Perhaps the resorts know weeks are an exchange based on the reservation number? We know when we deposit a week in to II, MVCI actually cancels our initial reservation and assigns it a new number that identifies it as an exchange. The same thing happens when you do a request first exchange. Your reservation actually gets cancelled. This has caused some fear for some when palcing "request first" exchanges. We also know that if you make a reservation for deposit when you make your reservations online that the confirmation number assigned is specific to an II exchange.

I think that MVCI uses two different "types" of confirmation numbers to differentiate between an II deposit/exchange and an owner week. So perhaps if your request first doesn't come through, you just get back the week that had the confirmation number that looks to the resort like an exchange?

Just theory really, I have no hard facts. Though reading over the years about people's experiences with reservations/cancellations with II exchanges. This seems like a likely scenario.


----------



## brigechols (Jul 7, 2013)

Is all this an attempt to ensure a room in the new tower? Contact the resort and request a single entry unit, accept whatever view and floor is available. If the resort truly does not have such a unit available for your checkin date, chalk this one up to a lesson learned.


----------



## chunkygal (Jul 7, 2013)

brian-

Not trying to be snarky- genuinely interested- because there is always a point of view I have not considered and can't think of myself, what is the advantage in your opinion of the non lock off?


----------



## SMHarman (Jul 7, 2013)

chunkygal said:


> brian-
> 
> Not trying to be snarky- genuinely interested- because there is always a point of view I have not considered and can't think of myself, what is the advantage in your opinion of the non lock off?



You get one living space and one kitchen instead of 1.5 of each and room for everyone to sit in that space. 

Sent from my LT26i using Tapatalk 2


----------



## chunkygal (Jul 7, 2013)

so the living spaces are larger in the dedicated 2 bedroom?
One advantage I can think of is you get 2 doubles in the dedicated second bedroom. 
My kids having a mini fridge is an advantage.


----------



## Werner Weiss (Jul 8, 2013)

SMHarman said:


> You get one living space and one kitchen instead of 1.5 of each and room for everyone to sit in that space.


I don't understand what that means.



chunkygal said:


> so the living spaces are larger in the dedicated 2 bedroom?
> One advantage I can think of is you get 2 doubles in the dedicated second bedroom.
> My kids having a mini fridge is an advantage.

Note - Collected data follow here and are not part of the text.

__device__ __forceinline__ void head_build_rows(const HeadParams& hp, const float* __restrict__ anchors_var, int l, int b, int a0, int na,
                                                float* rows, bf16_t* cl, int tid, int nthreads) {
    const int TA = hp.TA, C = hp.C, L = C + 12;
    bf16_t* ll = cl + (size_t)TA * C;
    const int nb = hp.n_boxes[l];
    if (hp.src_f32) {
        const size_t px0 = (size_t)b * (hp.n_anchors[l] / nb);
        {
            const int step_a = nthreads / C, step_c = nthreads - step_a * C;
            int c = tid % C, a = tid / C;
            const int ga0 = a0 + a;
            int pix = ga0 / nb, box = ga0 - pix * nb;
            const float* src = reinterpret_cast<const float*>(hp.conf[l]) + px0 * hp.conf_stride[l];
            const int cs = hp.conf_stride[l];
            const int q0 = step_a / nb, r0 = step_a - q0 * nb, q1 = (step_a + 1) / nb, r1 = step_a + 1 - q1 * nb;
            for (int i = tid; i < na * C; i += nthreads) {
                rows[(size_t)a * L + c] = src[(size_t)pix * cs + box * C + c];
                c += step_c;
                const bool carry = c >= C;
                c -= carry ? C : 0;
                a += step_a + (carry ? 1 : 0);
                box += carry ? r1 : r0;
                pix += carry ? q1 : q0;
                if (box >= nb) { box -= nb; ++pix; }
            }
// ... 10 lines not shown
            for (int i = tid; i < na * 4; i += nthreads) {
                rows[(size_t)a * L + C + k] = src[(size_t)pix * ls + box * 4 + k];
                a += step_a;
                box += r0;
                pix += q0;
                if (box >= nb) { box -= nb; ++pix; }
            }
        }
        __syncthreads();
        for (int a = tid; a < na; a += nthreads) {
            float* r = rows + (size_t)a * L;
            float mx = -INFINITY;
            for (int c = 0; c < C; ++c) mx = fmaxf(mx, r[c]);
            float sum = 0.f;
            for (int c = 0; c < C; ++c) { const float e = expf(r[c] - mx); r[c] = e; sum += e; }
            for (int c = 0; c < C; ++c) r[c] = r[c] / sum;
            const float* av = anchors_var + (size_t)(hp.anchor_off[l] + a0 + a) * 8;
            for (int k = 0; k < 8; ++k) r[C + 4 + k] = av[k];
        }
        __syncthreads();
        return;
    }
    {
        const int stride = hp.conf_stride[l];
        const int U = nb * (C + 4) * 2, cpr = (U + 15) >> 4, pitch = cpr * 16;
        const int pix0 = a0 / nb, npx = (a0 + na - 1) / nb - pix0 + 1, nchunks = npx * cpr;
        const size_t dma_area = (size_t)((nchunks + 63) >> 6) * 1024;
        const size_t npix_l = (size_t)(hp.n_anchors[l] / nb);
        const size_t src_bytes = (size_t)gridDim.y * npix_l * (size_t)stride * 2;
        const bool dma = hp.row_dma && hp.loc[l] == hp.conf[l] + (size_t)nb * C && hp.loc_stride[l] == stride && !(stride & 7) && stride * 2 >= pitch &&
                         !((uintptr_t)hp.conf[l] & 15) && dma_area + (size_t)U <= head_stage_bytes(TA, C) && src_bytes < 0x7fffff00ull &&
                         !(nthreads & 63);
        if (dma) {
            unsigned char* st = reinterpret_cast<unsigned char*>(cl);
            const u32 lds0 = (u32)(uintptr_t)(__attribute__((address_space(3))) unsigned char*)st;
            const i32x4 rs = tile_rsrc(hp.conf[l], (u32)src_bytes);
            const int lane = tid & 63, wave = __builtin_amdgcn_readfirstlane(tid >> 6);
            const u32 row0 = (u32)(((size_t)b * npix_l + pix0) * (size_t)stride * 2);
            for (int q0 = wave * 64; q0 < nchunks; q0 += nthreads) {
                const int q = q0 + lane, r = q / cpr, j = q - r * cpr;
                tile_dma16(q < nchunks ? row0 + (u32)r * (u32)(stride * 2) + (u32)j * 16u : TILE_OOB, rs, lds0 + (u32)q0 * 16u);
            }
            bf16_t* bs = reinterpret_cast<bf16_t*>(st + dma_area);
            const bool has_cb = hp.conf_bias[l] != nullptr, has_lb = hp.loc_bias[l] != nullptr;
            if (has_cb) for (int i = tid; i < nb * C; i += nthreads) bs[i] = hp.conf_bias[l][i];
            if (has_lb) for (int i = tid; i < nb * 4; i += nthreads) bs[nb * C + i] = hp.loc_bias[l][i];
            const bool av16 = !((uintptr_t)anchors_var & 15);
            float4 av0 = make_float4(0.f, 0.f, 0.f, 0.f), av1 = av0;
            if (av16 && tid < na) {
                const float4* avp = reinterpret_cast<const float4*>(anchors_var + (size_t)(hp.anchor_off[l] + a0 + tid) * 8);
                av0 = avp[0]; av1 = avp[1];
            }
            asm volatile("s_waitcnt vmcnt(0)" ::: "memory");
            __syncthreads();
            for (int a = tid; a < na; a += nthreads) {
                const int ga = a0 + a, pix = ga / nb, box = ga - pix * nb;
                const bf16_t* prow = reinterpret_cast<const bf16_t*>(st + (size_t)(pix - pix0) * pitch);
                const bf16_t* src = prow + box * C;
                const bf16_t* cb = bs + box * C;
                float* r = rows + (size_t)a * L;
                float mx = -INFINITY;
                int c = 0;
                for (; c + 4 <= C; c += 4) {
                    float v[4];
#pragma unroll
                    for (int u = 0; u < 4; ++u) {
                        const float x = bf16_float(src[c + u]);
                        v[u] = has_cb ? bf16_float(bf16_bits(x + bf16_float(cb[c + u]))) : x;
                    }
#pragma unroll
                    for (int u = 0; u < 4; ++u) { r[c + u] = v[u]; mx = fmaxf(mx, v[u]); }
                }
                for (; c < C; ++c) {
                    const float x = bf16_float(src[c]);
                    const float v = has_cb ? bf16_float(bf16_bits(x + bf16_float(cb[c]))) : x;
                    r[c] = v;
                    mx = fmaxf(mx, v);
                }
                float sum = 0.f;
                for (c = 0; c + 4 <= C; c += 4) {
                    float e[4];
#pragma unroll
                    for (int u = 0; u < 4; ++u) e[u] = r[c + u];
#pragma unroll
                    for (int u = 0; u < 4; ++u) { e[u] = expf(e[u] - mx); sum += e[u]; }
#pragma unroll
                    for (int u = 0; u < 4; ++u) r[c + u] = e[u];
                }
                for (; c < C; ++c) { const float e = expf(r[c] - mx); r[c] = e; sum += e; }
                for (c = 0; c + 4 <= C; c += 4) {
                    float e[4];
#pragma unroll
                    for (int u = 0; u < 4; ++u) e[u] = r[c + u];
#pragma unroll
                    for (int u = 0; u < 4; ++u) r[c + u] = e[u] / sum;
                }
                for (; c < C; ++c) r[c] = r[c] / sum;
                const bf16_t* lsrc = prow + nb * C + box * 4;
                const bf16_t* lb = bs + nb * C + box * 4;
#pragma unroll
                for (int k = 0; k < 4; ++k) r[C + k] = has_lb ? bf16_float(bf16_bits(bf16_float(lsrc[k]) + bf16_float(lb[k]))) : bf16_float(lsrc[k]);
                if (av16 && a == tid) {
                    r[C + 4] = av0.x; r[C + 5] = av0.y; r[C + 6] = av0.z; r[C + 7] = av0.w;
                    r[C + 8] = av1.x; r[C + 9] = av1.y; r[C + 10] = av1.z; r[C + 11] = av1.w;
                } else {
                    const float* av = anchors_var + (size_t)(hp.anchor_off[l] + a0 + a) * 8;
                    for (int k = 0; k < 8; ++k) r[C + 4 + k] = av[k];
                }
            }
            __syncthreads();
            return;
        }
    }
    if (hp.conf_stride[l] == nb * C && hp.loc_stride[l] == nb * 4) {
        const bf16_t* csrc = hp.conf[l] + ((size_t)b * hp.n_anchors[l] + a0) * C;
        const bf16_t* lsrc = hp.loc[l] + ((size_t)b * hp.n_anchors[l] + a0) * 4;
        for (int i = tid; i < na * C; i += nthreads) cl[i] = csrc[i];
        for (int i = tid; i < na * 4; i += nthreads) ll[i] = lsrc[i];
    } else {
        const size_t px0 = (size_t)b * (hp.n_anchors[l] / nb);
        {
            const int step_a = nthreads / C, step_c = nthreads - step_a * C;
            int c = tid % C;
            const int ga0 = a0 + tid / C;
            int pix = ga0 / nb, box = ga0 - pix * nb;
            const bf16_t* src = hp.conf[l] + px0 * hp.conf_stride[l];
            const int cs = hp.conf_stride[l];
            const int q0 = step_a / nb, r0 = step_a - q0 * nb, q1 = (step_a + 1) / nb, r1 = step_a + 1 - q1 * nb;
            for (int i = tid; i < na * C; i += nthreads) {
                cl[i] = src[(size_t)pix * cs + box * C + c];
                c += step_c;
                const bool carry = c >= C;
                c -= carry ? C : 0;
// ... 23 lines not shown
        const int box = (a0 + a) % nb;
        float* r = rows + (size_t)a * L;
        const bf16_t* cb = hp.conf_bias[l] ? hp.conf_bias[l] + box * C : nullptr;
        float mx = -INFINITY;
        for (int c = 0; c < C; ++c) {
            const float v = cb ? bf16_float(bf16_bits(bf16_float(cl[a * C + c]) + bf16_float(cb[c]))) : bf16_float(cl[a * C + c]);
            r[c] = v;
            mx = fmaxf(mx, v);
        }
        float sum = 0.f;
        for (int c = 0; c < C; ++c) { const float e = expf(r[c] - mx); r[c] = e; sum += e; }
        for (int c = 0; c < C; ++c) r[c] = r[c] / sum;
        const bf16_t* lb = hp.loc_bias[l] ? hp.loc_bias[l] + box * 4 : nullptr;
        for (int k = 0; k < 4; ++k) r[C + k] = lb ? bf16_float(bf16_bits(bf16_float(ll[a * 4 + k]) + bf16_float(lb[k]))) : bf16_float(ll[a * 4 + k]);
        const float* av = anchors_var + (size_t)(hp.anchor_off[l] + a0 + a) * 8;
        for (int k = 0; k < 8; ++k) r[C + 4 + k] = av[k];
    }
    __syncthreads();
}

The living room, dining area, and kitchen of a dedicated 2BR and a lock-off 2BR are the same.

The only real difference involves the door that connects the living room to the second bedroom. A dedicated 2BR was a normal interior door. A lock-off 2BR has a lock-off door (two doors that only connect the rooms only if the doors are unlocked from both sides). But that doesn't mean the room sizes are different.

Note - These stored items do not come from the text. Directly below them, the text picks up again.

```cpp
template <class Fam, int A64, bool PLAIN, bool LDSCTX, bool MOVES, bool FINAL, bool AR, int CHUNK, bool DEEPALL = false>
__device__ __forceinline__ void rollout_staged_body(const carl_batch_t& b, const carl_step_io_t& io, const int n_steps,
                                                    const int wg, float* lds_dyn) {
  constexpr int kStageChunk = CHUNK;
  stage_family_tables<Fam>();
  using AStore = action_store_t<Fam, A64>;
  using Action = typename Fam::Action;
  using SK = LdsSink<Fam>;
  constexpr bool kDeep = !std::is_same_v<AStore, long long> &&
                         (DEEPALL || (deep_action_prefetch_of<Fam>::value && !std::is_same_v<AStore, Action>));
  using Pipe = ActionPipe<AStore, Action, kStageChunk, kDeep>;
  using LdsAct = typename Pipe::LdsElem;
  LdsAct* act_buf = reinterpret_cast<LdsAct*>(lds_dyn);
  char* out_buf = reinterpret_cast<char*>(lds_dyn) + (size_t)2 * kStageChunk * kRolloutLanes * sizeof(float);
  float* ctx_lds = reinterpret_cast<float*>(out_buf + (size_t)2 * kStageChunk * SK::kStepBytes);
  const ctx_t<LDSCTX> ctx = make_ctx<LDSCTX, Fam::F>(b, ctx_lds);
  const int wave = __builtin_amdgcn_readfirstlane((int)(threadIdx.x / kWave));
  const int storer = wave - (kRolloutLanes / kWave + 1);
  const bool compute = wave < kRolloutLanes / kWave;
  const bool loader = wave == kRolloutLanes / kWave;
  const int hl = threadIdx.x % kWave;
  const int lane_base = wg * kRolloutLanes;
  const int lane = lane_base + (compute ? (int)threadIdx.x : 0);
  const bool active = compute && lane < b.n_lanes;
  const uint64_t glane = (uint64_t)(b.lane_offset + lane);
  const size_t n = (size_t)io.row_pitch;
  const int n_cols = (b.n_lanes + 15) & ~15;
  const int max_steps = b.max_episode_steps;
  const AStore* act = static_cast<const AStore*>(io.action);
  constexpr int kBufActs = kStageChunk * kRolloutLanes;
  LaneRegs<Fam> r{};
  Pipe pipe;
  [[maybe_unused]] Pipe pipe_b;
  float* const final_base = (io.final_obs != nullptr && active) ? io.final_obs + (size_t)lane * Fam::D : nullptr;
  if (!compute && !loader) zero_flag_rows<Fam, CHUNK>(out_buf, hl, storer);
  if (loader) {
    pipe.issue(act, n, n_cols, lane_base, hl, 0, n_steps);
    pipe.commit(act_buf, act, n, n_cols, lane_base, hl, n_steps);
    pipe.issue(act, n, n_cols, lane_base, hl, kStageChunk, n_steps);
    if constexpr (kDeep) pipe_b.issue(act, n, n_cols, lane_base, hl, 2 * kStageChunk, n_steps);
  } else if (compute) {
    load_staged_lane<Fam>(b, ctx, lane, active, r);
  }
  __syncthreads();
  auto run_role = [&](auto role_tag) -> int {
  constexpr int ROLE = decltype(role_tag)::value;
  if constexpr (ROLE == 1 && kDeep) {
    int lbuf = 0;
    for (int t0 = 0;;) {
      pipe.commit(act_buf + (lbuf ^ 1) * kBufActs, act, n, n_cols, lane_base, hl, n_steps);
      pipe.issue(act, n, n_cols, lane_base, hl, t0 + 3 * kStageChunk, n_steps);
      __syncthreads();
      lbuf ^= 1;
      if (t0 + kStageChunk >= n_steps) break;
      pipe_b.commit(act_buf + (lbuf ^ 1) * kBufActs, act, n, n_cols, lane_base, hl, n_steps);
      pipe_b.issue(act, n, n_cols, lane_base, hl, t0 + 4 * kStageChunk, n_steps);
      __syncthreads();
      lbuf ^= 1;
      t0 += 2 * kStageChunk;
      if (t0 >= n_steps) break;
    }
    return lbuf;
  }
  int buf = 0;
  [[maybe_unused]] DenseNext<Fam> nx{};
  [[maybe_unused]] const bool autoreset = (b.flags & CARL_FLAG_AUTORESET) != 0;
  [[maybe_unused]] const int max_steps_eff = max_steps > 0 ? max_steps : 0x7fffffff;
  for (int t0 = 0; t0 < n_steps; t0 += kStageChunk, buf ^= 1) {
    const int steps = min(kStageChunk, n_steps - t0);
    if constexpr (ROLE == 0) {
      const LdsAct* my = act_buf + buf * kBufActs + threadIdx.x;
      char* rec = out_buf + (size_t)buf * kStageChunk * SK::kStepBytes;
      if constexpr (PLAIN && dense_done_of<Fam>::value) {
        if (nx.ok_mask != ~0ull) {
          dense_draw<Fam, ctx_t<LDSCTX>, MOVES>(b, ctx, glane, r, ~nx.ok_mask, nx);
          nx.ok_mask = ~0ull;
        }
        Action acts[kStageChunk];
#pragma unroll
        for (int u = 0; u < kStageChunk; ++u) acts[u] = Pipe::widen(my[u * kRolloutLanes]);
        if (steps == kStageChunk) {
#pragma unroll
          for (int u = 0; u < kStageChunk; ++u) {
            const SK sink{rec + (size_t)u * SK::kStepBytes, FINAL ? final_base : nullptr, n * Fam::D, t0 + u,
                          (int)threadIdx.x};
            if (u == 0)
              step_dense<Fam, ctx_t<LDSCTX>, MOVES, FINAL, AR, true, SK>(b, ctx, sink, max_steps_eff, autoreset, glane,
                                                                         acts[u], r, nx);
            else
              step_dense<Fam, ctx_t<LDSCTX>, MOVES, FINAL, AR, false, SK>(b, ctx, sink, max_steps_eff, autoreset, glane,
                                                                          acts[u], r, nx);
          }
        } else {
#pragma unroll 1
          for (int u = 0; u < steps; ++u) {
            const SK sink{rec + (size_t)u * SK::kStepBytes, FINAL ? final_base : nullptr, n * Fam::D, t0 + u,
                          (int)threadIdx.x};
            Action a = acts[0];
#pragma unroll
            for (int k = 1; k < kStageChunk; ++k) a = (u == k) ? acts[k] : a;
            step_dense<Fam, ctx_t<LDSCTX>, MOVES, FINAL, AR, true, SK>(b, ctx, sink, max_steps_eff, autoreset, glane, a, r,
                                                                       nx);
          }
        }
        if constexpr (AR) r.n_new_calls = r.n_new_episodes;
      }
      if constexpr (!(PLAIN && dense_done_of<Fam>::value)) {
      if constexpr (predraw_of<Fam>::value) predraw<Fam>(b, glane, r);
      if (PLAIN && steps == kStageChunk) {
        Action acts[kStageChunk];
#pragma unroll
        for (int u = 0; u < kStageChunk; ++u) acts[u] = Pipe::widen(my[u * kRolloutLanes]);
#pragma unroll
        for (int u = 0; u < kStageChunk; ++u) {
          const SK sink{rec + (size_t)u * SK::kStepBytes, final_base, n * Fam::D, t0 + u, (int)threadIdx.x};
          step_lane<Fam, ctx_t<LDSCTX>, true, SK, PLAIN>(b, ctx, sink, max_steps, true, lane, glane, acts[u], r);
        }
      } else {
      Action a_next = Pipe::widen(my[0]);
      settle(a_next);
      for (int u = 0; u < steps; ++u) {
        const Action a = a_next;
        a_next = Pipe::widen(my[min(u + 1, kStageChunk - 1) * kRolloutLanes]);
        const SK sink{rec + (size_t)u * SK::kStepBytes, final_base, n * Fam::D, t0 + u, (int)threadIdx.x};
        step_lane<Fam, ctx_t<LDSCTX>, true, SK, PLAIN>(b, ctx, sink, max_steps, true, lane, glane, a, r);
      }
      }
      }
    } else if constexpr (ROLE == 1) {
      pipe.commit(act_buf + (buf ^ 1) * kBufActs, act, n, n_cols, lane_base, hl, n_steps);
      pipe.issue(act, n, n_cols, lane_base, hl, t0 + 2 * kStageChunk, n_steps);
    } else if (t0 > 0) {
      drain_records<Fam>(out_buf + (size_t)(buf ^ 1) * kStageChunk * SK::kStepBytes, io, n, n_cols, lane_base, hl, storer,
                         t0 - kStageChunk, kStageChunk);
    }
    __syncthreads();
  }
  return buf;
  };
  const int buf = compute ? run_role(std::integral_constant<int, 0>{})
                          : loader ? run_role(std::integral_constant<int, 1>{}) : run_role(std::integral_constant<int, 2>{});
  if (compute) {
    if (active) store_lane<Fam>(b, ctx, lane, r);
  } else if (!loader) {
    const int last_t0 = ((n_steps - 1) / kStageChunk) * kStageChunk;
    drain_records<Fam>(out_buf + (size_t)(buf ^ 1) * kStageChunk * SK::kStepBytes, io, n, n_cols, lane_base, hl, storer,
                       last_t0, n_steps - last_t0);
  }
}

template <class Fam, int A64, bool PLAIN = false, bool LDSCTX = false, bool MOVES = false, bool FINAL = false,
          bool AR = false, bool DEEPALL = false>
__global__ void __launch_bounds__(kStagedThreads) rollout_staged_kernel(const carl_batch_t b, const carl_step_io_t io,
                                                                        const int n_steps) {
  extern __shared__ float lds_dyn[];
  rollout_staged_body<Fam, A64, PLAIN, LDSCTX, MOVES, FINAL, AR, kStageChunk, DEEPALL>(b, io, n_steps, (int)blockIdx.x,
                                                                                        lds_dyn);
}

constexpr int kPairChunk = 4;

template <class FamA, class FamB>
__host__ __device__ constexpr size_t rollout_pair_lds_bytes() {
  constexpr size_t a = rollout_staged_lds_bytes<FamA, kPairChunk>(), b = rollout_staged_lds_bytes<FamB, kPairChunk>();
  return a > b ? a : b;
}

template <class FamA, class FamB, bool ARA, bool ARB>
__global__ void __launch_bounds__(kStagedThreads) __attribute__((amdgpu_waves_per_eu(4)))
rollout_staged_pair_kernel(const carl_batch_t ba, const carl_step_io_t ioa, const carl_batch_t bb, const carl_step_io_t iob,
                           const int n_steps, const int grid_a) {
  extern __shared__ float lds_dyn[];
  if ((int)blockIdx.x < grid_a)
    rollout_staged_body<FamA, false, true, false, false, false, ARA && dense_done_of<FamA>::value, kPairChunk>(
        ba, ioa, n_steps, (int)blockIdx.x, lds_dyn);
  else
    rollout_staged_body<FamB, false, true, false, false, false, ARB && dense_done_of<FamB>::value, kPairChunk>(
        bb, iob, n_steps, (int)blockIdx.x - grid_a, lds_dyn);
}

}
```

Measured before the change: 205.1 billion.

## Precompute next-episode reset states on helper waves via LDS draw-ahead ring

Adds an LDS ring that the loader and storer waves fill with the next episode's initial state for each lane, computed from the per-lane episode counter the compute waves publish each chunk. In the dense autoreset path, compute waves pick up the precomputed state instead of running the RNG and reset inline, and fall back to dense_draw when the tag does not match. This moves reset RNG work off the critical compute waves into otherwise idle helper waves, at the cost of extra LDS, and applies only to CartPole, the one family with reset_words.

```diff
diff --git a/carl_amd/csrc/carl_amd.hip b/carl_amd/csrc/carl_amd.hip
--- a/carl_amd/csrc/carl_amd.hip
+++ b/carl_amd/csrc/carl_amd.hip
@@ -230,6 +230,8 @@
     p.ldsctx = !keeps_context && table_fits;
   }
   if (p.ldsctx) p.lds_bytes += table_bytes;
+  if (carl::staged_draw_ahead<Fam>(p.plain, p.ldsctx, p.moves, p.fin, p.ar, carl::kStageChunk, p.deep))
+    p.lds_bytes = carl::rollout_staged_lds_bytes<Fam>(true);
   return p;
 }
 
diff --git a/carl_amd/csrc/classic_control.hip.h b/carl_amd/csrc/classic_control.hip.h
--- a/carl_amd/csrc/classic_control.hip.h
+++ b/carl_amd/csrc/classic_control.hip.h
@@ -91,6 +91,17 @@
     s[2] = uniform_between(lo, hi, w.z);
     s[3] = uniform_between(lo, hi, w.w);
   }
+  static constexpr int kResetWords = 2;
+  __device__ static __forceinline__ void reset_words(const Params& p, float (&w)[kResetWords]) {
+    w[0] = p.init_lo;
+    w[1] = p.init_hi;
+  }
+  __device__ static __forceinline__ Params reset_params(const float (&w)[kResetWords]) {
+    Params p{};
+    p.init_lo = w[0];
+    p.init_hi = w[1];
+    return p;
+  }
 };
 
 struct Pendulum {
diff --git a/carl_amd/csrc/engine_kernels.hip.h b/carl_amd/csrc/engine_kernels.hip.h
--- a/carl_amd/csrc/engine_kernels.hip.h
+++ b/carl_amd/csrc/engine_kernels.hip.h
@@ -314,6 +314,75 @@
     nx.cidx = mine ? cn : nx.cidx;
     nx.p = select_words(mine, pn, nx.p);
   }
+}
+
+template <class Fam, class = void>
+struct reset_words_of : std::integral_constant<int, 0> {};
+template <class Fam>
+struct reset_words_of<Fam, std::void_t<decltype(Fam::kResetWords)>> : std::integral_constant<int, Fam::kResetWords> {};
+
+constexpr bool kDrawAheadFullSize = true;
+
+template <class Fam>
+struct DrawRing {
+  static constexpr int kLanes = 256;
+  static constexpr int kWords = reset_words_of<Fam>::value;
+  static constexpr size_t kSlotBytes = (size_t)kLanes * (Fam::S + 1) * 4;
+  static constexpr size_t kBytes = (size_t)kLanes * (2 + kWords) * 4 + 2 * kSlotBytes;
+  char* base;
+  __device__ __forceinline__ uint32_t* episodes(int parity) const {
+    return reinterpret_cast<uint32_t*>(base) + parity * kLanes;
+  }
+  __device__ __forceinline__ float* reset_words() const { return reinterpret_cast<float*>(base) + 2 * kLanes; }
+  __device__ __forceinline__ float* slot_state(uint32_t episode) const {
+    return reinterpret_cast<float*>(base + (size_t)kLanes * (2 + kWords) * 4 + (episode & 1u) * kSlotBytes);
+  }
+  __device__ __forceinline__ uint32_t* slot_tag(uint32_t episode) const {
+    return reinterpret_cast<uint32_t*>(slot_state(episode) + kLanes * Fam::S);
+  }
+  __device__ __forceinline__ void open(int tid, const typename Fam::Params& p, uint32_t episode) const {
+    float w[kWords];
+    Fam::reset_words(p, w);
+#pragma unroll
+    for (int k = 0; k < kWords; ++k) reset_words()[k * kLanes + tid] = w[k];
+    episodes(1)[tid] = episode;
+  }
+  __device__ __forceinline__ void invalidate(int tid) const {
+    slot_tag(0u)[tid] = 1u;
+    slot_tag(1u)[tid] = 0u;
+  }
+  __device__ __forceinline__ void produce(int tid, int parity, uint64_t seed, uint64_t glane,
+                                          const float (&rw)[kWords > 0 ? kWords : 1]) const {
+    const uint32_t e = episodes(parity)[tid] + 1u;
+    const u32x4 w = lane_words(seed, glane, e, kSubInit);
+    float fresh[Fam::S];
+    Fam::reset(Fam::reset_params(rw), w, fresh);
+    store_obs<Fam::S>(slot_state(e), (size_t)tid, fresh);
+    slot_tag(e)[tid] = e;
+  }
+};
+
+template <class Fam, class Ctx>
+__device__ __forceinline__ void dense_pickup(const carl_batch_t& b, const Ctx& ctx, uint64_t glane, const DrawRing<Fam>& ring,
+                                             int tid, const LaneRegs<Fam>& r, unsigned long long lanes, DenseNext<Fam>& nx) {
+  const uint32_t tag = ring.slot_tag(r.episode)[tid];
+  const float* src = ring.slot_state(r.episode) + (size_t)tid * Fam::S;
+  float fresh[Fam::S];
+  if constexpr (Fam::S == 4) {
+    const float4 v = *reinterpret_cast<const float4*>(src);
+    fresh[0] = v.x, fresh[1] = v.y, fresh[2] = v.z, fresh[3] = v.w;
+  } else {
+#pragma unroll
+    for (int j = 0; j < Fam::S; ++j) fresh[j] = src[j];
+  }
+  typename Fam::Aux fa;
+  Fam::prepare(fresh, fa);
+  const bool mine = ((lanes >> lane_id()) & 1ull) != 0ull;
+#pragma unroll
+  for (int j = 0; j < Fam::S; ++j) nx.s[j] = mine ? fresh[j] : nx.s[j];
+  nx.aux = select_words(mine, fa, nx.aux);
+  const unsigned long long missed = lanes & ballot(tag != r.episode);
+  if (__builtin_expect(missed != 0ull, 0)) dense_draw<Fam, Ctx, false>(b, ctx, glane, r, missed, nx);
 }
 
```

The Nai'a building has a different master bedroom configuration (one large room) compared to the first two buildings (bedroom + small room between the bedroom and the window). But this has nothing to do with dedicated vs. lock-off.

Yes, a lock-off has a kitchenette in the second bedroom and its own door from the hallway. A dedicated 2BR has neither of these.

I think the OP wanted a dedicated 2BR to guarantee being in the Nai'a building. The Nai'a building is close to the coastline, so it has excellent ocean views. The first and second phases of the Nai'a building are at different angles in relation to the coastline. I haven't stayed in the newer phase yet, but I'm sure both phases are wonderful. Then again, the Moana and Kona buildings are wonderful too.


----------



## chunkygal (Jul 8, 2013)

The sunset from the lanai is beautiful from the moana tonight


----------



## mjm1 (Jul 10, 2013)

Werner Weiss said:


> I own ocean-view (but not penthouse) at Ko Olina. My understanding is that when you book a 2-bedroom villa as an owner, you reserve from a specific inventory bucket. There are three kinds of 2-bedroom villas at Ko Olina:
> 
> 
> Both parts of a 2-bedroom lock-off (second bedroom has king and sofabed)
> ...



Thanks for this detailed explanation. Do I understand correctly that when you buy a 2BR unit at Ko Olina, you are not specifically buying a 2BR lock-off or a dedicated 2BR unit. Rather, you own a 2BR and you can request either type of unit when you make your reservation?

Thanks.


----------



## Werner Weiss (Jul 10, 2013)

mjm1 said:


> Thanks for this detailed explanation. Do I understand correctly that when you buy a 2BR unit at Ko Olina, you are not specifically buying a 2BR lock-off or a dedicated 2BR unit. Rather, you own a 2BR and you can request either type of unit when you make your reservation?
> 
> Thanks.


Yes, more or less.

It's not a just a request (like for a specific building). It's a reservation into specific inventory.

Although a 2-bedroom owner's deed is for an actual, physical unit for a particular week, the owner can reserve a dedicated or lock-off 2-bedroom within the owned category (ocean view or mountain view; penthouse or regular).

However, it's based on availability. With far fewer dedicated 2-bedroom villas, it's likely that these will be booked up sooner than lock-off 2-bedroom villas, especially for periods when people are traveling with their children.

The OP understood he had booked a dedicated 2-bedroom villa, but was later told he had booked a lock-off 2-bedroom villa. Based on his experience, it would be a good idea to make absolutely sure the VOA confirms the correct kind of 2-bedroom villa.


----------



## mjm1 (Jul 10, 2013)

Thank you Werner.  I appreciate your insights.

Mike


----------